The Russo-Finnish War, 1939-1940
On 30 November 1939 the Soviet Union attacked Finland with the intemion of making a number of limited territorial gains along their mutual border. The sheer size of Soviet forces in comparison to the Finns, and their superiority in tanks, artillery and aircraft, made the Soviets confident of a swift victory. In the end, this was not to prove the case. Fierce and skillful Finnish resistance, and an initially risible Soviet performance saw the war drag on until mid-February 1940 when, with their reserves simply running out under constant Soviet attacks, the Finns were forced to capitulate to Soviet territorial demands.
The Heavy Tank SMK, T-100 and KV prototypes saw action in the war, taking part in a number of skirmishes as part of the 91st Tank Battalion of the 20th Heavy Tank Brigade. Their first action took place near Summa between 17 and 19 December, and was one of mixed fortunes for the experimental tanks. In general, the KV performed well. During attacks on 1 December, although the Finns did manage to shoot off one of the KV's barrels, forcing it to be withdrawn, the tank proved to be mechanically reliable, and its thick armour was invulnerable to enemy direct- fire weapons.
The other two prototypes were less effective, nearly causing a major embarrassment for the Soviet Union in one engagement. On 19 December the SMK and T-100, accompanied by five T-28s, supported Soviet infantry as they again tried to penetrate Finnish defences at Summa. Invulnerable to Finnish light weapons, the tanks advanced deep into the enemy's defences until one of the SMK's tracks was disabled by a mine. The SMK's crew repaired the track whilst its own gunners and supporting vehicles provided them with covering fire. The situation worsened when it was discovered that the engine would no longer start. Attempts by the T-100 to tow the SMK were frustrated by icy conditions that prevented its tracks from acquiring sufficient grip. As ammunition ran low, the crew had no choice bur to withdraw, abandoning the SMK tank. Desperate not to lose one of his valuable experimental tanks, D. G. Pavlov, head of the Directorate of Armed Forces, mounted an ineffective and costly rescue mission with elements of the 167th Motorized Battalion. Eventually the SMK was recovered in February when Soviet forces finally broke through Finnish defences along the Mannerheim Line.

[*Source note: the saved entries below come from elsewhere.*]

diff --git a/hyperqueue_amd/csrc/host_model.cpp b/hyperqueue_amd/csrc/host_model.cpp
--- a/hyperqueue_amd/csrc/host_model.cpp
+++ b/hyperqueue_amd/csrc/host_model.cpp
@@ -1257,7 +1257,8 @@
         size_t run_blocks = 0; for (const auto &br : m.block_runs) run_blocks += (size_t)br.n_blocks;
         fprintf(stderr, "[model] cuts done at %.3f ms: %d columns, %d rows, %zu terms, %zu worker signatures, %zu (batch, cut, blocker) passes over the workers; %zu equal-block runs over %zu blocks, %zu (cut, blocker) passes decided once\n", (t_model1 - t_model0) / 1e3, m.ncols(), m.nrows(), m.rcol.size(), sig_rep.size(), n_triples, m.block_runs.size(), run_blocks, n_decided_once);
     }
-    hqmilp::Result sol = hqmilp::solve(m, pb.time_limit_s, !pb.certificate_only, hqmilp::REFERENCE_MIP_REL_GAP, pb.pricer);
+    const unsigned solve_flags = (pb.deferred ? hqmilp::SOLVE_DEFER_CHECK : 0u) | (pb.no_fast_path ? hqmilp::SOLVE_NO_FAST_PATH : 0u);
+    hqmilp::Result sol = hqmilp::solve(m, pb.time_limit_s, !pb.certificate_only, hqmilp::REFERENCE_MIP_REL_GAP, pb.pricer, solve_flags);
     if (trace_model) fprintf(stderr, "[model] solve done %.3f ms after the model\n", (clock_us() - t_model1) / 1e3);
     out.pre_us = t_model0 - t_enter; out.model_us = t_model1 - t_model0; out.milp_us = clock_us() - t_model1; out.price_sweeps = sol.price_sweeps; out.price_rounds = sol.price_rounds; out.price_us = sol.price_total_us;
     out.milp_nodes = sol.nodes; out.milp_cols = m.ncols(); out.milp_rows = m.nrows(); out.milp_components = sol.n_components;
@@ -1309,6 +1310,11 @@
     hqhb::insertion_order(mn_hash.data(), (uint32_t)mn_hash.size(), ord);
     for (uint32_t k : ord) { out.mn_rq.push_back(mn_list[k]); out.mn_sets.push_back(std::move(mn_sets[k])); }
     if (trace_model) fprintf(stderr, "[model] decoded %.3f ms after the model, %.3f ms after the solver was entered\n", (clock_us() - t_model1) / 1e3, (clock_us() - t_enter) / 1e3);
+    if (sol.check_pending) {
+        hqmilp::PendingCheck &pc = *pb.deferred;
+        pc.model = std::move(m); pc.x = std::move(sol.x); pc.bound = sol.check_bound; pc.cost_scale = sol.check_cost_scale; pc.rel_gap = hqmilp::REFERENCE_MIP_REL_GAP; pc.pending = true;
+        out.check_pending = true;
+    }
     return out;
 }
 
diff --git a/hyperqueue_amd/csrc/host_model.h b/hyperqueue_amd/csrc/host_model.h
--- a/hyperqueue_amd/csrc/host_model.h
+++ b/hyperqueue_amd/csrc/host_model.h
@@ -102,6 +102,8 @@
     WorkerSet real;
     const WorkerSet *custom = nullptr;
     double time_limit_s = 5.0;
+    hqmilp::PendingCheck *deferred = nullptr;
+    bool no_fast_path = false;
     bool certificate_only = false;
     bool rq_multi_node(uint32_t rq) const { return variants[rqs[rq].first_variant].multi_node(); }
     bool capable_rqv(const WorkerSet &ws, uint32_t w, uint32_t rq) const {
@@ -143,6 +145,7 @@
     size_t key_size(size_t k) const { return pairs_built ? per_key[k].size() : lists[key_list[k]].widx.size(); }
     bool is_optimal = true;
     bool is_canonical = true;
+    bool check_pending = false;
     bool empty() const {
         if (!pairs_built) { for (size_t k = 0; k < keys.size(); k++) if (key_size(k)) return false; }
         for (auto &k : per_key) if (!k.empty()) return false;
diff --git a/hyperqueue_amd/csrc/hqtick.cpp b/hyperqueue_amd/csrc/hqtick.cpp
--- a/hyperqueue_amd/csrc/hqtick.cpp
+++ b/hyperqueue_amd/csrc/hqtick.cpp
@@ -119,6 +119,7 @@
     hqtick_exchange_fn xfn = nullptr; void *xuser = nullptr;
     DevBuf d_xsend, d_xrecv; PinBuf h_xsend, h_xrecv;
     uint32_t shard_min_blocks = 1025, shard_min_classes = 1025; bool shard_solve = true;
+    hqmilp::PendingCheck pending_check; uint32_t check_retries = 0;
     uint32_t block_verify = 2, tick_seq = 0;
     uint64_t x_calls = 0, x_bytes = 0; double x_us = 0;
     double tl[32] = {}; int ntl = 0;
@@ -718,6 +719,8 @@
     }
 };
 
+constexpr int CHECK_FAILED = -0x7fff0001;
+
 struct TickRun {
     hqtick_ctx *ctx; const hqtick_snapshot *s; hqtick_result *out; const bool use_resident;
     PlanScratch &ps; hqhost::Problem &pb;
@@ -737,6 +740,8 @@
     bool compact = false, delta16 = false; size_t o_rs = 0, o_rf = 0; uint32_t max_out = 0;
     uint64_t *h_rec_task = nullptr, *mn_ids = nullptr; uint8_t *h_rec_var = nullptr, *h_rec_kind = nullptr;
     bool assembled = false;
+    bool no_fast_path = false;
+    bool check_failed = false;
     double t0 = 0;
 
     TickRun(hqtick_ctx *c, const hqtick_snapshot *snap, hqtick_result *o, bool resident)
@@ -1100,7 +1105,13 @@
         return 0;
     }
 
+    bool settle_check() {
+        if (ctx->pending_check.pending && !ctx->pending_check.run()) check_failed = true;
+        return !check_failed;
+    }
+
     int phase_c() {
+        if (!n_sel && !settle_check()) return CHECK_FAILED;
         size_t n_mn_ids = 0; for (auto &sets : cnt.mn_sets) n_mn_ids += sets.size();
         delta16 = compact && (ctx->cfg.flags & HQTICK_FLAG_COMPACT_DELTA16) != 0;
         if (compact) {
@@ -1222,8 +1233,10 @@
             }
             mark();
             assemble_host_part();
+            settle_check();
             if (expand_is_last) HQ_HIP(hipEventSynchronize(ctx->ev[11])); else HQ_HIP(hipStreamSynchronize(ctx->stream));
             ctx->sweep_inflight = false;
+            if (check_failed) return CHECK_FAILED;
             if (flags[0]) return fail(ctx, HQTICK_E_CAPACITY, "mapping kernel capacity exceeded");
             if (sc.ordered && ctx->h_ordh.as<uint32_t>()[hqk::ORDER_DIGITS * 256 + 2]) return fail(ctx, HQTICK_E_DEVICE, "ordered view: the selection left its request's segment");
             if (ctx->timing) { const double us_ = elapsed_us(ctx->ev[4], ctx->ev[5]); if (us_ >= 0) ctx->stats.select_us = us_; }
@@ -1306,6 +1319,9 @@
         pb.blocks = &dev_blocks; pb.block_min_classes = ctx->block_min_classes; pb.pricer = ctx->pricer;
         pb.block_verify = ctx->block_verify; pb.tick_seq = ctx->tick_seq++;
         pb.memo = (ctx->cfg.flags & (HQTICK_FLAG_NO_BLOCK_MEMO | HQTICK_FLAG_NO_TICK_CACHES)) ? nullptr : &ctx->block_memo;
+        ctx->pending_check.pending = false;
+        pb.no_fast_path = no_fast_path;
+        pb.deferred = (!no_fast_path && !ctx->sink && !CtxExchange::available(ctx) && hqmilp::defer_check_on()) ? &ctx->pending_check : nullptr;
         double shard_sweep_us = -1.0;
         ctx->x_calls = 0; ctx->x_bytes = 0; ctx->x_us = 0;
         if (CtxExchange::available(ctx)) {
@@ -1319,7 +1335,7 @@
                 shard_sweep_us = sh_sweeps.stat_sweep_us;
             } else cnt = hqhost::run_scheduling_solver(pb, batches);
         } else cnt = hqhost::run_scheduling_solver(pb, batches);
-        pb.blocks = nullptr; pb.pricer = nullptr;
+        pb.blocks = nullptr; pb.pricer = nullptr; pb.deferred = nullptr; pb.no_fast_path = false;
         ctx->stats.price_sweeps = (uint32_t)cnt.price_sweeps; ctx->stats.price_rounds = (uint32_t)cnt.price_rounds; ctx->stats.price_us = cnt.price_us; ctx->stats.milp_us = cnt.milp_us; ctx->stats.model_us = cnt.model_us; ctx->stats.solve_pre_us = cnt.pre_us;
         ctx->stats.price_sweep_us = shard_sweep_us >= 0.0 ? shard_sweep_us : (ctx->pricer ? ctx->pricer->stat_sweep_us : 0.0); ctx->stats.milp_cols = (uint32_t)cnt.milp_cols; ctx->stats.milp_rows = (uint32_t)cnt.milp_rows;
         ctx->stats.n_classes_verified = cnt.blocks_verified; ctx->stats.n_classes_mismatch = cnt.blocks_mismatch; ctx->stats.n_classes_rejected = cnt.blocks_rejected; ctx->stats.n_classes_memo = cnt.blocks_memo;
@@ -1412,30 +1428,55 @@
         full.retracting_redirect_worker = ctx->retr_red_worker.data(); full.retracting_redirect_variant = ctx->retr_red_variant.data();
     }
     int rc;
+    bool check_failed = false;
     {
         TickRun run(ctx, s, out, use_resident);
         rc = run.run();
+        run.settle_check();
+        check_failed = run.check_failed;
+    }
+    auto restore_consumed = [&]() -> bool {
+        bool restored = false;
+        const bool synced = hipStreamSynchronize(ctx->stream) == hipSuccess;
+        if (synced && ctx->last_valid && ctx->last_ordered) {
+            hqk::OrderSelect os = ctx->last_os;
+            os.mark_rq = ctx->d_trq.as<uint32_t>(); os.mark_value = 0; os.mark_and_select = 0;
+            if (hqk::order_select(os, ctx->last_n_sel, ctx->stream) == hipSuccess && hipStreamSynchronize(ctx->stream) == hipSuccess) { ctx->n_live += ctx->last_n_sel; restored = true; }
+        } else if (synced && ctx->last_valid && !ctx->last_ordered && ctx->last_Q && ctx->h_q.ensure(64)) {
+            uint32_t *cntp = ctx->h_q.as<uint32_t>();
+            cntp[0] = 0;
+            if (hqk::ready_restore_consumed(ctx->d_gkey.as<uint16_t>(), ctx->d_trq.as<uint32_t>(), ctx->n_ready, ctx->last_Q, ctx->h_q.dev<uint32_t>(), ctx->stream) == hipSuccess &&
+                hipStreamSynchronize(ctx->stream) == hipSuccess && cntp[0] <= ctx->last_n_sel) {
+                ctx->n_live += ctx->last_n_sel;
+                restored = true;
+            }
+        }
+        ctx->last_valid = false; ctx->last_consumed = true; ctx->last_n_sel = 0;
+        return restored;
+    };
+    if (check_failed) {
+        ctx->check_retries++;
+        bool clean = hipStreamSynchronize(ctx->stream) == hipSuccess;
+        ctx->sweep_inflight = false;
+        if (clean && ctx->consumed_unconfirmed) clean = restore_consumed();
+        else { ctx->last_valid = false; ctx->last_consumed = true; ctx->last_n_sel = 0; }
+        if (ctx->asg.on) ctx->asg.abandon_tick();
+        if (!clean) {
+            if (ctx->consumed_unconfirmed) ctx->resident = false;
+            ctx->consumed_unconfirmed = false;
+            return fail(ctx, HQTICK_E_DEVICE, "the coupled solve's point failed its row check after the tick had taken its tasks, and they could not be put back; upload the ready set again");
+        }
+        ctx->consumed_unconfirmed = false;
+        ctx->tick_seq--;
+        TickRun again(ctx, s, out, use_resident);
+        again.no_fast_path = true;
+        rc = again.run();
     }
     if (ctx->consumed_unconfirmed) {
         ctx->consumed_unconfirmed = false;
         if (rc < 0) {
             const std::string why = ctx->err;
-            bool restored = false;
-            const bool synced = hipStreamSynchronize(ctx->stream) == hipSuccess;
-            if (synced && ctx->last_valid && ctx->last_ordered) {
-                hqk::OrderSelect os = ctx->last_os;
-                os.mark_rq = ctx->d_trq.as<uint32_t>(); os.mark_value = 0; os.mark_and_select = 0;
-                if (hqk::order_select(os, ctx->last_n_sel, ctx->stream) == hipSuccess && hipStreamSynchronize(ctx->stream) == hipSuccess) { ctx->n_live += ctx->last_n_sel; restored = true; }
-            } else if (synced && ctx->last_valid && !ctx->last_ordered && ctx->last_Q && ctx->h_q.ensure(64)) {
-                uint32_t *cntp = ctx->h_q.as<uint32_t>();
-                cntp[0] = 0;
-                if (hqk::ready_restore_consumed(ctx->d_gkey.as<uint16_t>(), ctx->d_trq.as<uint32_t>(), ctx->n_ready, ctx->last_Q, ctx->h_q.dev<uint32_t>(), ctx->stream) == hipSuccess &&
-                    hipStreamSynchronize(ctx->stream) == hipSuccess && cntp[0] <= ctx->last_n_sel) {
-                    ctx->n_live += ctx->last_n_sel;
-                    restored = true;
-                }
-            }
-            ctx->last_valid = false; ctx->last_consumed = true; ctx->last_n_sel = 0;
+            const bool restored = restore_consumed();
             ctx->err = why;
             if (restored) ctx->err += " (HQTICK_FLAG_CONSUME_IN_TICK: what the tick had taken is back in the resident ready set)";
             else { ctx->resident = false; ctx->err += " (HQTICK_FLAG_CONSUME_IN_TICK: the tick had already taken its tasks and they could not be put back; the resident ready set is dropped, upload it again)"; }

In general the performance of the experimental heavy tank in the Finnish War simply confirmed the decision made by The Red Army on 19 December 1939 to approve the KV-1 for general production and discontinue the SMK and T-100; a brief flirtation with a modified SMK (SMK-2) came to nothing. On another note, the war revealed certain deficiencies in the technical capabilities of Soviet tank when operating in winter conditions! Amongst a number of improvements adopted to overcome this bizarre situation was the introduction of compressed air tanks and separate reserve batteries for the ignition.